What to produce: Run through the records and show each line that includes the string "bool".

____ Records provided

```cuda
template <int BN, bool kFp8>
static int dispatch_epi(int epi, const CUtensorMap& tmA, const CUtensorMap& tmB, const GemmParams& p, cudaStream_t st) {
  switch (epi) {
    case G3C_EPI_BF16: return launch_gemm<BN, G3C_EPI_BF16, kFp8>(tmA, tmB, p, st);
    case G3C_EPI_GELU_BF16: return launch_gemm<BN, G3C_EPI_GELU_BF16, kFp8>(tmA, tmB, p, st);
    case G3C_EPI_GATED_RESIDUAL_F32: return launch_gemm<BN, G3C_EPI_GATED_RESIDUAL_F32, kFp8>(tmA, tmB, p, st);
    case G3C_EPI_F32: return launch_gemm<BN, G3C_EPI_F32, kFp8>(tmA, tmB, p, st);
    case EPI_NORM_ROPE_BF16:
      if constexpr (BN >= 128) return launch_gemm<BN, EPI_NORM_ROPE_BF16, kFp8>(tmA, tmB, p, st);
      break;
  }
  set_error("gemm: unknown epilogue %d", epi);
  return G3C_EINVAL;
}

static int gemm_any(const void* A, const void* B, const float* scale_a, const float* scale_b, void* D, int M, int N,
                    int K, int lda, int ldb, int ldd, int epilogue, const float* gate, int block_n, cudaStream_t st,
                    const NormRope* norm_rope) {
  const bool fp8 = scale_a != nullptr;
  G3C_REQUIRE(A && B && D, "gemm: null operand");
  G3C_REQUIRE(epilogue >= G3C_EPI_BF16 && epilogue <= G3C_EPI_F32, "gemm: unknown epilogue %d", epilogue);
  if (norm_rope) {
    G3C_REQUIRE(epilogue == G3C_EPI_BF16 && N % 128 == 0 && norm_rope->gamma,
                "gemm: the RMSNorm/RoPE epilogue needs the bf16 epilogue, N %% 128 == 0 and a gain vector");
    G3C_REQUIRE((reinterpret_cast<uintptr_t>(norm_rope->gamma) & 15) == 0 &&
                    (reinterpret_cast<uintptr_t>(norm_rope->cs) & 15) == 0,
                "gemm: RMSNorm gain / RoPE table must be 16-byte aligned");
    epilogue = EPI_NORM_ROPE_BF16;
  }
  G3C_REQUIRE(M > 0 && N > 0 && K > 0, "gemm: bad shape %dx%dx%d", M, N, K);
  if (fp8)
    G3C_REQUIRE(K % 16 == 0 && lda % 16 == 0 && ldb % 16 == 0, "gemm_fp8: K/lda/ldb must be multiples of 16");
  else
    G3C_REQUIRE(K % 8 == 0 && lda % 8 == 0 && ldb % 8 == 0, "gemm: K/lda/ldb must be multiples of 8");
  G3C_REQUIRE(lda >= K && ldb >= K && ldd >= N, "gemm: leading dimension smaller than extent");
  if (epilogue == G3C_EPI_BF16 || epilogue == G3C_EPI_GELU_BF16 || epilogue == EPI_NORM_ROPE_BF16)
    G3C_REQUIRE(ldd % 8 == 0 && (reinterpret_cast<uintptr_t>(D) & 15) == 0,
                "gemm: bf16 output needs ldd %% 8 == 0 and 16-byte aligned base");
  else
    G3C_REQUIRE(ldd % 4 == 0 && (reinterpret_cast<uintptr_t>(D) & 15) == 0,
                "gemm: f32 output needs ldd %% 4 == 0 and 16-byte aligned base");
  G3C_REQUIRE(epilogue != G3C_EPI_GATED_RESIDUAL_F32 ||
                  (gate && (reinterpret_cast<uintptr_t>(gate) & 15) == 0),
              "gemm: gated-residual epilogue needs a 16-byte aligned gate vector");
  int bn = block_n;
  G3C_REQUIRE(bn == 0 || bn == 64 || bn == 128 || bn == 256 || bn == 512, "gemm: block_n %d unsupported", bn);
  if (bn == 512) {
    G3C_REQUIRE(N % 256 == 0, "gemm: block_n 512 needs N %% 256 == 0 (N=%d)", N);
    bn = 256;
  }
  if (bn == 0) bn = (N >= 256 && N % 256 == 0) ? 256 : (N > 64 ? 128 : 64);
  if (fp8 && bn == 256) bn = 128;
  G3C_REQUIRE(epilogue != EPI_NORM_ROPE_BF16 || bn >= 128, "gemm: the RMSNorm/RoPE epilogue needs tiles of whole heads");

  CUtensorMap tmA, tmB;
  const int esize = fp8 ? 1 : 2, bk = fp8 ? kBlockK<true> : kBlockK<false>;
  const CUtensorMapDataType dt = fp8 ? CU_TENSOR_MAP_DATA_TYPE_UINT8 : CU_TENSOR_MAP_DATA_TYPE_BFLOAT16;
  uint64_t dimsA[2] = {(uint64_t)K, (uint64_t)M}, strA[1] = {(uint64_t)lda * esize};
  uint32_t boxA[2] = {(uint32_t)bk, BM};
  int rc = make_tmap_bf16_sw128(&tmA, A, 2, dimsA, strA, boxA, dt);
  if (rc) return rc;
  uint64_t dimsB[2] = {(uint64_t)K, (uint64_t)N}, strB[1] = {(uint64_t)ldb * esize};
  uint32_t boxB[2] = {(uint32_t)bk, (uint32_t)bn};
  rc = make_tmap_bf16_sw128(&tmB, B, 2, dimsB, strB, boxB, dt);
  if (rc) return rc;

  GemmParams p;
  p.M = M;
  p.N = N;
  p.K = K;
  p.ldd = ldd;
  p.D = D;
  p.gate = gate;
  p.nr_gamma = norm_rope ? norm_rope->gamma : nullptr;
  p.nr_cs = norm_rope ? norm_rope->cs : nullptr;
  p.nr_eps = norm_rope ? norm_rope->eps : 0.0f;
  p.scale_a = scale_a;
  p.scale_b = scale_b;
  p.num_m_blk = (M + BM - 1) / BM;
  p.num_n_blk = (N + bn - 1) / bn;
  p.num_k_blk = (K + bk - 1) / bk;
  long long col_bytes = (long long)bn * K * esize;
  int sn = (int)((16ll << 20) / (col_bytes > 0 ? col_bytes : 1));
  if (sn < 1) sn = 1;
  if (sn > p.num_n_blk) sn = p.num_n_blk;
  p.super_n = sn;
  if (fp8) return bn == 64 ? dispatch_epi<64, true>(epilogue, tmA, tmB, p, st)
                           : dispatch_epi<128, true>(epilogue, tmA, tmB, p, st);
  switch (bn) {
    case 64: return dispatch_epi<64, false>(epilogue, tmA, tmB, p, st);
    case 128: return dispatch_epi<128, false>(epilogue, tmA, tmB, p, st);
    default: return dispatch_epi<256, false>(epilogue, tmA, tmB, p, st);
  }
}

int gemm_bf16(const void* A, const void* B, void* D, int M, int N, int K, int lda, int ldb, int ldd,
              int epilogue, const float* gate, int block_n, cudaStream_t st, const NormRope* norm_rope) {
  return gemm_any(A, B, nullptr, nullptr, D, M, N, K, lda, ldb, ldd, epilogue, gate, block_n, st, norm_rope);
}

int gemm_fp8(const void* A8, const float* scale_a, const void* B8, const float* scale_b, void* D, int M, int N, int K,
             int lda, int ldb, int ldd, int epilogue, const float* gate, int block_n, cudaStream_t st,
             const NormRope* norm_rope) {
  G3C_REQUIRE(scale_a && scale_b, "gemm_fp8: null scale vector");
  G3C_REQUIRE((reinterpret_cast<uintptr_t>(scale_a) & 15) == 0 && (reinterpret_cast<uintptr_t>(scale_b) & 15) == 0,
              "gemm_fp8: scale vectors must be 16-byte aligned");
  return gemm_any(A8, B8, scale_a, scale_b, D, M, N, K, lda, ldb, ldd, epilogue, gate, block_n, st, norm_rope);
}

}

extern "C" int g3c_gemm_bf16(const void* A, const void* B, void* D, int M, int N, int K, int lda,
                             int ldb, int ldd, int epilogue, const float* gate, int block_n,
                             void* stream) {
  return g3c::gemm_bf16(A, B, D, M, N, K, lda, ldb, ldd, epilogue, gate, block_n,
                        (cudaStream_t)stream);
}

extern "C" int g3c_gemm_fp8(const void* A8, const float* scale_A, const void* B8, const float* scale_B, void* D, int M,
                            int N, int K, int lda, int ldb, int ldd, int epilogue, const float* gate, int block_n,
                            void* stream) {
  return g3c::gemm_fp8(A8, scale_A, B8, scale_B, D, M, N, K, lda, ldb, ldd, epilogue, gate, block_n,
                       (cudaStream_t)stream);
}

extern "C" int g3c_gemm_norm_rope_fp8(const void* A8, const float* scale_A, const void* B8, const float* scale_B, void* D,
                                      int M, int N, int K, int lda, int ldb, int ldd, const float* gamma,
                                      const float* cos_sin, float eps, void* stream) {
  g3c::NormRope nr;
  nr.gamma = gamma;
  nr.cs = cos_sin;
  nr.eps = eps;
  return g3c::gemm_fp8(A8, scale_A, B8, scale_B, D, M, N, K, lda, ldb, ldd, G3C_EPI_BF16, nullptr, 0,
                       (cudaStream_t)stream, &nr);
}

extern "C" int g3c_gemm_norm_rope_bf16(const void* A, const void* B, void* D, int M, int N, int K, int lda, int ldb,
                                       int ldd, const float* gamma, const float* cos_sin, float eps, void* stream) {
  g3c::NormRope nr;
  nr.gamma = gamma;
  nr.cs = cos_sin;
  nr.eps = eps;
  return g3c::gemm_bf16(A, B, D, M, N, K, lda, ldb, ldd, G3C_EPI_BF16, nullptr, 0, (cudaStream_t)stream, &nr);
}
```

gen3c_b200/csrc/common.cuh:

```cuda
#pragma once
#include <cuda.h>
#include <cuda_bf16.h>
#include <cuda_runtime.h>
#include <stdint.h>
#include <stdio.h>

#include "../../include/gen3c_b200.h"
#include "wgmma_ops.cuh"

namespace g3c {

void set_error(const char* fmt, ...);
int cuda_fail(cudaError_t e, const char* what, const char* file, int line);
#define G3C_CUDA(x)                                                         \
  do {                                                                      \
    cudaError_t _e = (x);                                                   \
    if (_e != cudaSuccess) return ::g3c::cuda_fail(_e, #x, __FILE__, __LINE__); \
  } while (0)
#define G3C_REQUIRE(cond, ...)        \
  do {                                \
    if (!(cond)) {                    \
      ::g3c::set_error(__VA_ARGS__);  \
      return G3C_EINVAL;       \
    }                                 \
// ... 66 lines not shown
  return ok != 0;
}
__device__ __forceinline__ bool mbar_test(uint64_t* bar, uint32_t parity) {
  uint32_t ok;
  asm volatile(
      "{\n\t.reg .pred P;\n\t"
      "mbarrier.test_wait.parity.shared::cta.b64 P, [%1], %2;\n\t"
      "selp.b32 %0, 1, 0, P;\n\t}\n"
      : "=r"(ok)
      : "r"(smem_u32(bar)), "r"(parity)
      : "memory");
  return ok != 0;
}
#ifndef G3C_MBAR_TIMEOUT_NS
#define G3C_MBAR_TIMEOUT_NS 4000000000ull
#endif
__device__ __forceinline__ uint64_t global_timer_ns() {
  uint64_t t;
  asm volatile("mov.u64 %0, %%globaltimer;\n" : "=l"(t));
  return t;
}
#ifdef G3C_MBAR_DEBUG
#define G3C_MBAR_TIMEOUT_ACTION(bar, parity)                                                                 \
  do {                                                                                                       \
    printf("g3c: mbarrier timeout block(%d,%d) thread %d bar@%u parity %u\n", blockIdx.x, blockIdx.y,        \
           threadIdx.x, bar, parity);                                                                        \
    __trap();                                                                                                \
  } while (0)
#else
#define G3C_MBAR_TIMEOUT_ACTION(bar, parity) asm volatile("trap;\n")
#endif
__device__ __forceinline__ void mbar_wait(uint64_t* bar, uint32_t parity) {
  if (mbar_try_wait(bar, parity)) return;
  uint32_t spins = 0;
  uint64_t t0 = 0;
  while (!mbar_try_wait(bar, parity)) {
    if ((++spins & 0xFFFu) == 0) {
      uint64_t now = global_timer_ns();
      if (t0 == 0) t0 = now;
      else if (now - t0 > G3C_MBAR_TIMEOUT_NS) G3C_MBAR_TIMEOUT_ACTION(smem_u32(bar), parity);
    }
  }
}

__device__ __forceinline__ void mbar_wait_ns(uint64_t* bar, uint32_t parity, unsigned long long timeout_ns) {
  if (mbar_try_wait(bar, parity)) return;
  uint32_t spins = 0;
  uint64_t t0 = 0;
  while (!mbar_try_wait(bar, parity)) {
    if ((++spins & 0xFFFu) == 0) {
      uint64_t now = global_timer_ns();
      if (t0 == 0) t0 = now;
      else if (now - t0 > timeout_ns) G3C_MBAR_TIMEOUT_ACTION(smem_u32(bar), parity);
    }
  }
}

__device__ __forceinline__ void mbar_wait_ns_or_exit(uint64_t* bar, uint32_t parity, unsigned long long timeout_ns) {
  if (mbar_try_wait(bar, parity)) return;
  uint32_t spins = 0;
  uint64_t t0 = 0;
  while (!mbar_try_wait(bar, parity)) {
    if ((++spins & 0xFFFu) == 0) {
      uint64_t now = global_timer_ns();
      if (t0 == 0) t0 = now;
      else if (now - t0 > timeout_ns) asm volatile("exit;\n");
    }
  }
}

__device__ __forceinline__ bool bar_red_or(uint32_t id, uint32_t nthreads, bool pred) {
  uint32_t r;
  asm volatile(
      "{\n\t.reg .pred P, Q;\n\t"
      "setp.ne.u32 P, %1, 0;\n\t"
      "bar.red.or.pred Q, %2, %3, P;\n\t"
      "selp.u32 %0, 1, 0, Q;\n\t}\n"
      : "=r"(r)
      : "r"((uint32_t)pred), "r"(id), "r"(nthreads)
      : "memory");
  return r != 0;
}

__device__ __forceinline__ void tma_prefetch_desc(const CUtensorMap* m) {
  asm volatile("prefetch.tensormap [%0];\n" ::"l"(reinterpret_cast<uint64_t>(m)) : "memory");
}
__device__ __forceinline__ void tma_load_2d(void* smem_dst, const CUtensorMap* m, uint64_t* bar,
                                            int c0, int c1) {
  asm volatile(
      "cp.async.bulk.tensor.2d.shared::cluster.global.mbarrier::complete_tx::bytes"
      " [%0], [%1, {%3, %4}], [%2];\n" ::"r"(smem_u32(smem_dst)),
      "l"(reinterpret_cast<uint64_t>(m)), "r"(smem_u32(bar)), "r"(c0), "r"(c1)
      : "memory");
}
__device__ __forceinline__ void tma_load_3d(void* smem_dst, const CUtensorMap* m, uint64_t* bar,
                                            int c0, int c1, int c2) {
  asm volatile(
      "cp.async.bulk.tensor.3d.shared::cluster.global.mbarrier::complete_tx::bytes"
      " [%0], [%1, {%3, %4, %5}], [%2];\n" ::"r"(smem_u32(smem_dst)),
      "l"(reinterpret_cast<uint64_t>(m)), "r"(smem_u32(bar)), "r"(c0), "r"(c1), "r"(c2)
      : "memory");
}

__device__ __forceinline__ void tma_store_2d(const CUtensorMap* m, const void* smem_src, int c0, int c1) {
  asm volatile("cp.async.bulk.tensor.2d.global.shared::cta.bulk_group [%0, {%2, %3}], [%1];\n" ::"l"(
                   reinterpret_cast<uint64_t>(m)),
               "r"(smem_u32(smem_src)), "r"(c0), "r"(c1)
               : "memory");
}
__device__ __forceinline__ void tma_reduce_add_2d(const CUtensorMap* m, const void* smem_src, int c0, int c1) {
  asm volatile("cp.reduce.async.bulk.tensor.2d.global.shared::cta.add.bulk_group [%0, {%2, %3}], [%1];\n" ::"l"(
                   reinterpret_cast<uint64_t>(m)),
               "r"(smem_u32(smem_src)), "r"(c0), "r"(c1)
               : "memory");
}
__device__ __forceinline__ void tma_store_commit() { asm volatile("cp.async.bulk.commit_group;\n" ::: "memory"); }
template <int N>
__device__ __forceinline__ void tma_store_wait_read() {
  asm volatile("cp.async.bulk.wait_group.read %0;\n" ::"n"(N) : "memory");
}
template <int N>
__device__ __forceinline__ void tma_store_wait_all() {
  asm volatile("cp.async.bulk.wait_group %0;\n" ::"n"(N) : "memory");
}

__device__ __forceinline__ void wgmma_fence() { asm volatile("wgmma.fence.sync.aligned;\n" ::: "memory"); }
__device__ __forceinline__ void wgmma_commit() { asm volatile("wgmma.commit_group.sync.aligned;\n" ::: "memory"); }
template <int N>
__device__ __forceinline__ void wgmma_wait() {
  asm volatile("wgmma.wait_group.sync.aligned %0;\n" ::"n"(N) : "memory");
}
template <int N>
__device__ __forceinline__ void fence_regs(float (&r)[N]) {
#pragma unroll
  for (int i = 0; i < N; ++i) asm volatile("" : "+f"(r[i])::"memory");
}
template <int N>
__device__ __forceinline__ void fence_regs(uint32_t (&r)[N]) {
#pragma unroll
  for (int i = 0; i < N; ++i) asm volatile("" : "+r"(r[i])::"memory");
}

__device__ __forceinline__ uint64_t make_sdesc_sw128(uint32_t smem_addr) {
  uint64_t d = 0;
  d |= static_cast<uint64_t>((smem_addr & 0x3FFFFu) >> 4);
  d |= static_cast<uint64_t>(1) << 16;
  d |= static_cast<uint64_t>(1024u >> 4) << 32;
  d |= static_cast<uint64_t>(1) << 62;
  return d;
}
__device__ __forceinline__ uint64_t make_sdesc_sw128_mn(uint32_t smem_addr, uint32_t mn_block_bytes) {
  uint64_t d = 0;
  d |= static_cast<uint64_t>((smem_addr & 0x3FFFFu) >> 4);
  d |= static_cast<uint64_t>((mn_block_bytes >> 4) & 0x3FFFu) << 16;
  d |= static_cast<uint64_t>(1024u >> 4) << 32;
  d |= static_cast<uint64_t>(1) << 62;
  return d;
}
__device__ __forceinline__ uint64_t sdesc_advance(uint64_t d, uint32_t bytes) {
  return d + static_cast<uint64_t>(bytes >> 4);
}

template <int N>
__device__ __forceinline__ void setmaxnreg_dec() {
  asm volatile("setmaxnreg.dec.sync.aligned.u32 %0;\n" ::"n"(N));
}
// ... 23 lines not shown
```

Before: 0.1410.

## Vectorise GEMM epilogue stores via quad shuffles and batch gated-residual loads

The bf16 and norm+RoPE epilogues now swap packed values across each lane quad with shuffles, so every thread writes one 16-byte store instead of four 4-byte stores. Gamma for norm+RoPE is staged in shared memory and the cos/sin loads are hoisted out of the per-head loop. The gated-residual epilogue issues its gate and residual loads in batches before the FMAs and stores, giving more memory-level parallelism. The cost is extra shuffle instructions and higher register pressure in the epilogue.

```diff
diff --git a/gen3c_b200/csrc/gemm_wgmma.cu b/gen3c_b200/csrc/gemm_wgmma.cu
--- a/gen3c_b200/csrc/gemm_wgmma.cu
+++ b/gen3c_b200/csrc/gemm_wgmma.cu
@@ -35,7 +35,8 @@
   static constexpr int kStageBytes = kABytes + kBBytes;
   static constexpr int kStages = (192 * 1024) / kStageBytes;
   static constexpr int kBarBytes = 256;
-  static constexpr int kTotal = kStages * kStageBytes + kBarBytes + 1024;
+  static constexpr int kGammaBytes = 128 * 4;
+  static constexpr int kTotal = kStages * kStageBytes + kBarBytes + kGammaBytes + 1024;
 };
 
 __device__ __forceinline__ float gelu_erf(float x) {
@@ -52,51 +53,128 @@
   n_blk = n0 + rem - m_blk * width;
 }
 
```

________

Answer for this exercise:
template <int BN, bool kFp8>
  const bool fp8 = scale_a != nullptr;
__device__ __forceinline__ bool mbar_test(uint64_t* bar, uint32_t parity) {
__device__ __forceinline__ bool bar_red_or(uint32_t id, uint32_t nthreads, bool pred) {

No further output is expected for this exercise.